About this task: Among the entries that follow, find every line with the word "ndarray" and copy it.

╭─ Dataset

def _as_f32_2d(x, dim: int, what: str):
    if _is_torch(x):
        t = x
        if t.dtype != torch.float32:
            t = t.to(torch.float32)
        if t.dim() == 1:
# ... 96 lines not shown
        return int(size.value)

    def insert(self, vectors, ids) -> None:
        ptr, n, keep = _as_f32_2d(vectors, self.dim, "vectors")
        ids_ptr, _, keep_ids = self._ids_arg(ids, n)
        _native.check(self._lib.crag_index_insert(self._h, ptr, ids_ptr, n), "crag_index_insert")
        del keep, keep_ids

    def get_rows(self, pos: int, n: int) -> Tuple[np.ndarray, np.ndarray]:
        rows = np.empty((n, self.dim), dtype=np.float32)
        ids = np.empty((n,), dtype=np.int64)
        _native.check(self._lib.crag_index_get_rows(self._h, int(pos), int(n), rows.ctypes.data,
                                                    ids.ctypes.data), "crag_index_get_rows")
        return rows, ids

    def get_rows_into(self, pos: int, n: int, d_rows) -> np.ndarray:
        if tuple(d_rows.shape) != (n, self.dim) or not d_rows.is_contiguous() or d_rows.dtype != torch.float32:
            raise ValueError(f"d_rows must be a contiguous float32 [{n}, {self.dim}] tensor")
        ids = np.empty((n,), dtype=np.int64)
        if n:
            _native.check(self._lib.crag_index_get_rows(self._h, int(pos), int(n), d_rows.data_ptr(),
                                                        ids.ctypes.data), "crag_index_get_rows")
        return ids

    @staticmethod
    def pack_mask(eligible) -> np.ndarray:
        e = np.asarray(eligible, dtype=bool)
        packed = np.packbits(e, axis=-1, bitorder="little")
        pad = (-packed.shape[-1]) % 4
        if pad:
            width = [(0, 0)] * (packed.ndim - 1) + [(0, pad)]
            packed = np.pad(packed, width)
        return np.ascontiguousarray(packed)

    @staticmethod
    def _mask_arg(row_mask):
        if _is_torch(row_mask):
            if row_mask.dtype != torch.uint8 or not row_mask.is_cuda or not row_mask.is_contiguous():
                raise ValueError("a tensor row_mask must be a contiguous uint8 CUDA tensor")
            return (row_mask.data_ptr() or None), row_mask
        row_mask = np.ascontiguousarray(np.asarray(row_mask, dtype=np.uint8))
        return row_mask.ctypes.data, row_mask

    def count_eligible(self, row_mask=None) -> int:
        out = ctypes.c_int64(0)
        ptr = None
        if row_mask is not None:
            ptr, row_mask = self._mask_arg(row_mask)
            if row_mask.shape[-1] < ((len(self) + 31) // 32) * 4 and _is_torch(row_mask):
                raise ValueError("a device row_mask needs ceil(size/32)*4 bytes")
        _native.check(self._lib.crag_index_count_eligible(self._h, ptr, ctypes.byref(out)),
                      "crag_index_count_eligible")
        return int(out.value)

    def search(self, queries, k: int, row_mask=None) -> Tuple[np.ndarray, np.ndarray, np.ndarray]:
        ptr, nq, keep = _as_f32_2d(queries, self.dim, "queries")
        if not 1 <= int(k) <= _native.CRAG_MAX_K:
            raise ValueError(f"k must be in [1, {_native.CRAG_MAX_K}] (got {k})")
        out_ids = np.empty((nq, k), dtype=np.int64)
        out_scores = np.empty((nq, k), dtype=np.float32)
        out_counts = np.empty((nq,), dtype=np.int32)
        mptr, stride = None, 0
        if row_mask is not None:
            mptr, row_mask = self._mask_arg(row_mask)
            need = ((len(self) + 31) // 32) * 4
            if row_mask.shape[-1] < need:
                raise ValueError(f"row_mask needs {need} bytes per row (use pack_mask)")
            if row_mask.ndim == 2:
                if row_mask.shape[0] != nq:
                    raise ValueError("per-query row_mask must have one row per query")
                stride = int(row_mask.shape[1])
                if stride % 4:
                    raise ValueError("row_mask row stride must be a multiple of 4 bytes")
        _native.check(self._lib.crag_index_search(self._h, ptr, nq, int(k), mptr, stride,
                                                  out_ids.ctypes.data, out_scores.ctypes.data,
                                                  out_counts.ctypes.data), "crag_index_search")
        del keep
        return out_ids, out_scores, out_counts

    def search_async(self, d_queries, k: int, d_out_ids, d_out_scores, d_out_counts,
                     d_row_mask=None, mask_stride: int = 0, stream: int = 0) -> None:
        nq = int(d_queries.shape[0])
        _native.check(self._lib.crag_index_search_async(
            self._h, d_queries.data_ptr(), nq, int(k),
            None if d_row_mask is None else d_row_mask.data_ptr(), int(mask_stride),
            d_out_ids.data_ptr(), d_out_scores.data_ptr(), d_out_counts.data_ptr(),
            ctypes.c_void_p(stream)), "crag_index_search_async")

    def search_pipelined(self, d_queries, k: int, d_out_ids, d_out_scores, d_out_counts,
                         d_row_mask=None, mask_stride: int = 0, stream: int = 0, inputs_ready: bool = False) -> None:
        nq = int(d_queries.shape[0])
        _native.check(self._lib.crag_index_search_pipelined(
            self._h, d_queries.data_ptr(), nq, int(k),
            None if d_row_mask is None else d_row_mask.data_ptr(), int(mask_stride),
            d_out_ids.data_ptr(), d_out_scores.data_ptr(), d_out_counts.data_ptr(),
            ctypes.c_void_p(stream), 1 if inputs_ready else 0), "crag_index_search_pipelined")

    def join(self, stream: int = 0) -> None:
        _native.check(self._lib.crag_index_join(self._h, ctypes.c_void_p(stream)), "crag_index_join")

    def dedupe_async(self, d_ids, d_counts, threshold: float, d_out_ids, d_out_counts, d_out_dup_of=None,
                     d_out_sim=None, stream: int = 0) -> None:
        if d_ids.dim() != 2:
            raise ValueError("d_ids must have shape [nq, width]")
        nq, width = int(d_ids.shape[0]), int(d_ids.shape[1])
        _native.check(self._lib.crag_index_dedupe_async(
            self._h, d_ids.data_ptr(), d_counts.data_ptr(), nq, width, float(threshold), d_out_ids.data_ptr(),
            d_out_counts.data_ptr(), None if d_out_dup_of is None else d_out_dup_of.data_ptr(),
            None if d_out_sim is None else d_out_sim.data_ptr(), ctypes.c_void_p(stream)), "crag_index_dedupe_async")

    def dedupe(self, ids, threshold: float):
        if torch is None:
            raise _native.NativeLibraryError("DenseIndex.dedupe stages its buffers with torch")
        single = len(ids) == 0 or np.ndim(ids[0]) == 0
        lists = [np.asarray(ids, dtype=np.int64).reshape(-1)] if single else \
            [np.asarray(l, dtype=np.int64).reshape(-1) for l in ids]
        width = max([int(l.size) for l in lists] + [1])
        if width > _native.CRAG_DEDUPE_MAX_WIDTH:
            raise ValueError(f"a list holds at most {_native.CRAG_DEDUPE_MAX_WIDTH} ids (got {width})")
        h_ids = np.full((len(lists), width), -1, dtype=np.int64)
        for q, l in enumerate(lists):
            h_ids[q, :l.size] = l
        dev = torch.device("cuda", self.device)
        d_ids = torch.from_numpy(h_ids).to(dev)
        d_ct = torch.tensor([int(l.size) for l in lists], dtype=torch.int32, device=dev)
        d_out = torch.empty_like(d_ids)
        d_oct = torch.empty_like(d_ct)
        d_dup = torch.empty(len(lists), width, dtype=torch.int32, device=dev)
        d_sim = torch.empty(len(lists), width, dtype=torch.float32, device=dev)
        self.dedupe_async(d_ids, d_ct, threshold, d_out, d_oct, d_dup, d_sim,
                          stream=torch.cuda.current_stream(dev).cuda_stream)
        dup, sim = d_dup.cpu().numpy(), d_sim.cpu().numpy()
        res = [(np.flatnonzero(dup[q, :l.size] < 0).astype(np.int64), dup[q, :l.size].copy(), sim[q, :l.size].copy())
               for q, l in enumerate(lists)]
        if single:
            return res[0]
        return [r[0] for r in res], [r[1] for r in res], [r[2] for r in res]

    @staticmethod
    def search_ids_scratch_bytes(nq: int, width: int) -> int:
        return int(_native.load().crag_index_search_ids_scratch_bytes(int(nq), int(width)))

    def search_ids_async(self, d_queries, d_ids, d_counts, k: int, d_out_ids, d_out_scores, d_out_counts,
                         d_out_slot_scores=None, shared: bool = False, scratch=None, stream: int = 0) -> None:
        nq = int(d_queries.shape[0])
        if d_ids.dim() != (1 if shared else 2) or (not shared and int(d_ids.shape[0]) != nq):
            raise ValueError("d_ids must have shape [nq, width], or [width] with shared=True")
        width = int(d_ids.shape[-1])
        if scratch is None:
            scratch = torch.empty(self.search_ids_scratch_bytes(nq, width), dtype=torch.uint8, device=d_ids.device)
        _native.check(self._lib.crag_index_search_ids_async(
            self._h, d_queries.data_ptr(), nq, d_ids.data_ptr(), d_counts.data_ptr(), width, 0 if shared else width,
            int(k), d_out_ids.data_ptr(), d_out_scores.data_ptr(), d_out_counts.data_ptr(),
            None if d_out_slot_scores is None else d_out_slot_scores.data_ptr(), scratch.data_ptr(),
            int(scratch.numel()) * scratch.element_size(), ctypes.c_void_p(stream)), "crag_index_search_ids_async")

    def search_ids(self, queries, ids, k: int, slot_scores: bool = False):
        if torch is None:
            raise _native.NativeLibraryError("DenseIndex.search_ids stages its buffers with torch")
        ptr, nq, keep = _as_f32_2d(queries, self.dim, "queries")
        if not 1 <= int(k) <= _native.CRAG_MAX_K:
            raise ValueError(f"k must be in [1, {_native.CRAG_MAX_K}] (got {k})")
        shared = len(ids) == 0 or np.ndim(ids[0]) == 0
        lists = [np.asarray(ids, dtype=np.int64).reshape(-1)] if shared else \
            [np.asarray(l, dtype=np.int64).reshape(-1) for l in ids]
        if not shared and len(lists) != nq:
            raise ValueError("per-query id lists must have one list per query")
        width = max([int(l.size) for l in lists] + [1])
        if width > _native.CRAG_SUBSET_MAX_WIDTH:
            raise ValueError(f"a list holds at most {_native.CRAG_SUBSET_MAX_WIDTH} ids (got {width}): use a row_mask")
        h_ids = np.full((len(lists), width), -1, dtype=np.int64)
        for q, l in enumerate(lists):
            h_ids[q, :l.size] = l
        dev = torch.device("cuda", self.device)
        d_q = keep.to(dev) if _is_torch(keep) else torch.from_numpy(keep).to(dev)
        d_ids = torch.from_numpy(h_ids[0] if shared else h_ids).to(dev)
        d_ct = torch.tensor([int(l.size) for l in lists], dtype=torch.int32, device=dev)
        out_ids = torch.empty(nq, int(k), dtype=torch.int64, device=dev)
        out_sc = torch.empty(nq, int(k), dtype=torch.float32, device=dev)
        out_ct = torch.empty(nq, dtype=torch.int32, device=dev)
        slot = torch.empty(nq, width, dtype=torch.float32, device=dev) if slot_scores else None
        if nq:
            self.search_ids_async(d_q, d_ids, d_ct, k, out_ids, out_sc, out_ct, slot, shared=shared,
                                  stream=torch.cuda.current_stream(dev).cuda_stream)
        res = (out_ids.cpu().numpy(), out_sc.cpu().numpy(), out_ct.cpu().numpy())
        return res + (slot.cpu().numpy(),) if slot_scores else res

    GROUPED_SCRATCH_LIMIT = 256 << 20

    @staticmethod
    def search_grouped_scratch_bytes(nq: int, n_groups: int, per_group: int) -> int:
        return int(_native.load().crag_index_search_grouped_scratch_bytes(int(nq), int(n_groups), int(per_group)))

    def search_grouped_async(self, d_queries, k: int, d_row_group, n_groups: int, per_group: int, d_out_ids,
                             d_out_scores, d_out_counts, d_out_groups=None, d_row_mask=None, mask_stride: int = 0,
                             scratch=None, stream: int = 0) -> None:
        nq = int(d_queries.shape[0])
        if scratch is None:
            scratch = torch.empty(self.search_grouped_scratch_bytes(nq, n_groups, per_group), dtype=torch.uint8,
                                  device=d_queries.device)
        _native.check(self._lib.crag_index_search_grouped_async(
            self._h, d_queries.data_ptr(), nq, int(k), d_row_group.data_ptr(), int(n_groups), int(per_group),
            None if d_row_mask is None else d_row_mask.data_ptr(), int(mask_stride), d_out_ids.data_ptr(),
            d_out_scores.data_ptr(), None if d_out_groups is None else d_out_groups.data_ptr(), d_out_counts.data_ptr(),
            scratch.data_ptr(), int(scratch.numel()) * scratch.element_size(), ctypes.c_void_p(stream)),
            "crag_index_search_grouped_async")

    def search_grouped(self, queries, k: int, row_group, n_groups: int, per_group: int, row_mask=None):
        if torch is None:
            raise _native.NativeLibraryError("DenseIndex.search_grouped stages its buffers with torch")
        _, nq, keep = _as_f32_2d(queries, self.dim, "queries")
        k, n_groups, per_group = int(k), int(n_groups), int(per_group)
        if not 1 <= k <= _native.CRAG_MAX_K:
            raise ValueError(f"k must be in [1, {_native.CRAG_MAX_K}] (got {k})")
        if not 1 <= per_group <= _native.CRAG_GROUP_MAX_PER:
            raise ValueError(f"per_group must be in [1, {_native.CRAG_GROUP_MAX_PER}] (got {per_group})")
        if not 1 <= n_groups < 1 << 31:
            raise ValueError(f"n_groups must be in [1, 2^31) (got {n_groups})")
        if nq == 0 or len(self) == 0:
            return (np.full((nq, k), -1, dtype=np.int64), np.full((nq, k), np.nan, dtype=np.float32),
                    np.full((nq, k), -1, dtype=np.int32), np.zeros((nq,), dtype=np.int32))
        dev = torch.device("cuda", self.device)

        def on_device(x, dtype):
            t = x if _is_torch(x) else torch.from_numpy(np.ascontiguousarray(x))
            return t.to(device=dev, dtype=dtype).contiguous()

        d_q = on_device(keep, torch.float32)
        d_grp = on_device(row_group, torch.int32).reshape(-1)
        if int(d_grp.numel()) != len(self):
            raise ValueError(f"row_group needs one entry per stored row ({len(self)}, got {int(d_grp.numel())})")
        d_mask, stride = None, 0
        if row_mask is not None:
            d_mask = on_device(row_mask, torch.uint8)
            need = ((len(self) + 31) // 32) * 4
            if d_mask.shape[-1] < need:
                raise ValueError(f"row_mask needs {need} bytes per row (use pack_mask)")
            if d_mask.dim() == 2:
                if d_mask.shape[0] != nq:
                    raise ValueError("per-query row_mask must have one row per query")
                stride = int(d_mask.shape[1])
                if stride % 4:
                    raise ValueError("row_mask row stride must be a multiple of 4 bytes")
        out_ids = torch.empty(nq, k, dtype=torch.int64, device=dev)
        out_sc = torch.empty(nq, k, dtype=torch.float32, device=dev)
        out_grp = torch.empty(nq, k, dtype=torch.int32, device=dev)
        out_ct = torch.empty(nq, dtype=torch.int32, device=dev)
        per_query = self.search_grouped_scratch_bytes(2, n_groups, per_group) - \
            self.search_grouped_scratch_bytes(1, n_groups, per_group)
        step = max(1, min(65535, self.GROUPED_SCRATCH_LIMIT // max(per_query + 8, 1)))
        stream = torch.cuda.current_stream(dev).cuda_stream
        scratch = None
        for q0 in range(0, nq, step):
            q1 = min(nq, q0 + step)
            if scratch is None:
                scratch = torch.empty(self.search_grouped_scratch_bytes(q1 - q0, n_groups, per_group), dtype=torch.uint8,
                                      device=dev)
            self.search_grouped_async(d_q[q0:q1], k, d_grp, n_groups, per_group, out_ids[q0:q1], out_sc[q0:q1],
                                      out_ct[q0:q1], out_grp[q0:q1],
                                      d_row_mask=None if d_mask is None else (d_mask[q0:q1] if stride else d_mask),
                                      mask_stride=stride, scratch=scratch, stream=stream)
        return out_ids.cpu().numpy(), out_sc.cpu().numpy(), out_grp.cpu().numpy(), out_ct.cpu().numpy()

    def profile_enable(self, every: int = 1) -> None:
        _native.check(self._lib.crag_index_profile_enable(self._h, int(every)), "profile_enable")

    def profile_read(self) -> Tuple[int, float, float]:
        n = ctypes.c_int64(0)
        scan = ctypes.c_double(0.0)
        merge = ctypes.c_double(0.0)
        _native.check(self._lib.crag_index_profile_read(self._h, ctypes.byref(n), ctypes.byref(scan),
                                                        ctypes.byref(merge)), "profile_read")
        return int(n.value), float(scan.value), float(merge.value)

    def profile_read_ex(self) -> Tuple[int, float, float, float]:
        n = ctypes.c_int64(0)
        scan, merge, pair = ctypes.c_double(0.0), ctypes.c_double(0.0), ctypes.c_double(0.0)
        _native.check(self._lib.crag_index_profile_read_ex(self._h, ctypes.byref(n), ctypes.byref(scan),
                                                           ctypes.byref(merge), ctypes.byref(pair)), "profile_read_ex")
        return int(n.value), float(scan.value), float(merge.value), float(pair.value)

    def prefilter_stats(self) -> dict:
        a, b, c = ctypes.c_int64(0), ctypes.c_int64(0), ctypes.c_int64(0)
        _native.check(self._lib.crag_index_prefilter_stats(self._h, ctypes.byref(a), ctypes.byref(b),
                                                           ctypes.byref(c)), "prefilter_stats")
        return {"searches": a.value, "candidates": b.value, "rescored_rows": c.value}

    def phase_trace(self):
        buf = (ctypes.c_uint64 * 128)()
        _native.check(self._lib.crag_index_phase_trace(self._h, buf), "phase_trace")
        return [int(v) for v in buf]

    def prefilter_row_bytes(self) -> int:
        return int(self._lib.crag_index_prefilter_row_bytes(self._h))

    def last_scan_kernel(self) -> str:
        name = self._lib.crag_index_last_scan_kernel(self._h)
        return name.decode() if name else ""

    def scan_waits(self) -> str:
        name = self._lib.crag_index_scan_waits(self._h)
        return name.decode() if name else ""

    def scan_geometry(self, nq: int) -> dict:
        wg, th, qb = ctypes.c_int(0), ctypes.c_int(0), ctypes.c_int(0)
        ab = ctypes.c_int64(0)
        _native.check(self._lib.crag_index_scan_geometry(self._h, int(nq), ctypes.byref(wg),
                                                         ctypes.byref(th), ctypes.byref(qb),
                                                         ctypes.byref(ab)), "scan_geometry")
        return {"workgroups": wg.value, "threads": th.value, "query_blocks": qb.value,
                "algorithmic_bytes": int(ab.value)}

╰─

Solution for this problem:
    def get_rows(self, pos: int, n: int) -> Tuple[np.ndarray, np.ndarray]:
    def get_rows_into(self, pos: int, n: int, d_rows) -> np.ndarray:
    def pack_mask(eligible) -> np.ndarray:
    def search(self, queries, k: int, row_mask=None) -> Tuple[np.ndarray, np.ndarray, np.ndarray]:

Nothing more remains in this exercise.